Renal failure, one of the most feared complications of SSc, may present as acute renal crisis after prolonged hypertension and less commonly as normotensive renal failure. SRC occurs in up to 5% of the entire SSc population and in 5% to 20% of patients with dcSSc. Patients with early diffuse skin thickening, especially patients with RNA polymerase III antibody positivity, are at highest risk for SRC and vigilant surveillance is indicated. Renal crisis may be the presenting manifestation of SSc and can sometimes precede skin thickening. Generally, renal crisis occurs early in the course of the disease, with a mean onset of 3.2 years and more often in the fall and winter months. Serologically, the presence of RNA polymerase III antibody conveys a higher risk of SRC (antibody present in approximately 50% of cases of SRC, but <20% of SSc overall).

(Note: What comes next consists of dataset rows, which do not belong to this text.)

# cityflow-project/CityFlow

Hardware: AMD Instinct MI355X
Metric: vehicle_steps_per_sec (higher is better)
Workload: dtype f64; 1 GPU; grid_30x30 (reference generator, --tlPlan, interval 1.0) + 3000 seeded interior flows (1 veh / 6 s each until t=240 s); single engine; running_vehicles_start=96748, running_vehicles_end=71131, lanes=11160, lane_count_hash_end=cf8592fdc74305bd, backend=hip-gfx950, layout=ring, parallelism=1 gpu

## Files before the change

### cityflow_amd/csrc/hip/cfx_ring_kernels.h

```cpp
#pragma once

#include <type_traits>

#include "cfx_kernels.h"


namespace cfxd {

struct RingCtx {
#ifndef CFX_RING_CROSS2_WAVES
#define CFX_RING_CROSS2_WAVES 5
#endif
    static constexpr int kCross2Waves = CFX_RING_CROSS2_WAVES;
    DevNet n;
    DevTables t;
    SlotArrays s;
    double2 *kin;
    double2 *kinN;
    int4 *meta;
    const int2 *blkR;
    int2 *blkW;
    int32_t *slotOf;
    const uint8_t *vState;
    const int2 *ringGeo;
// ... 87 lines not shown
    return make_int4(v.x, v.y, v.z, v.w);
}
__device__ __forceinline__ double2 ntLoad2(const double2 *p) {
    const cfx_v2d v = __builtin_nontemporal_load((const cfx_v2d *) p);
    return make_double2(v.x, v.y);
}
__device__ __forceinline__ void ntStore4(int4 *p, int4 x) {
    const cfx_v4i v = {x.x, x.y, x.z, x.w};
    __builtin_nontemporal_store(v, (cfx_v4i *) p);
}
__device__ __forceinline__ void ntStore2(double2 *p, double a, double b) {
    const cfx_v2d v = {a, b};
    __builtin_nontemporal_store(v, (cfx_v2d *) p);
}

struct RingOut {
    double2 *kinN;
    int2 *blk;
    int4 *scratch;
    MoverRec *movers;
    DevScalars *sc;
    long long *finKey;
    int32_t *finVid;
    int finCap;
    int32_t *finCount;
    __device__ __forceinline__ void park(int s, double v, double iv) const { kinN[s] = make_double2(iv, v); }
    __device__ __forceinline__ double parkedSpeed(int s) const { return kinN[s].y; }
    __device__ __forceinline__ double parkedInterSpeed(int s) const { return kinN[s].x; }
    __device__ __forceinline__ void keep(int s, double dis, double speed) const { kinN[s] = make_double2(dis, speed); }
};
constexpr int kRingIdxBits = 20;
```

SRC typically presents with an abrupt onset of arterial hypertension (>150/90; although 10% are normotensive), appearance of grade III (flame-shaped hemorrhages and/or cotton-wool exudates) or grade IV (papilledema) retinopathy, and the rapid deterioration of renal function (within a month). Pericardial effusion is frequently present. Abnormal laboratory tests include elevated renal function tests, proteinuria, consumptive thrombocytopenia, microangiopathic hemolysis ( schistocytes; 50%), elevated renin levels (twice the upper limit of normal or greater), and normal or only mildly decreased ADAMTS 13 levels (>20% of normal). This latter test may be important given the similar clinical presentation of thrombotic thrombocytopenic purpura/hemolytic uremic syndrome and SRC. In addition, a subset of patients with SSc may suffer acute renal failure secondary to an antineutrophil cytoplasmic antibody (ANCA)-associated glomerulonephritis, another potential mimicker of SRC. However, these patients do not typically present with the hemolytic manifestations of SRC, hypertension does not predominate to the same degree, and they can be distinguished by laboratory evaluation (red blood cell casts, ANCA antibody) and biopsy.

Approximately 50% of patients who develop SRC will require dialysis, but nearly half of these patients will be able to discontinue dialysis after 3 to 18 months on ACE inhibitor therapy. Five-year mortality is still significant and ranges from 20% to 40% in the literature.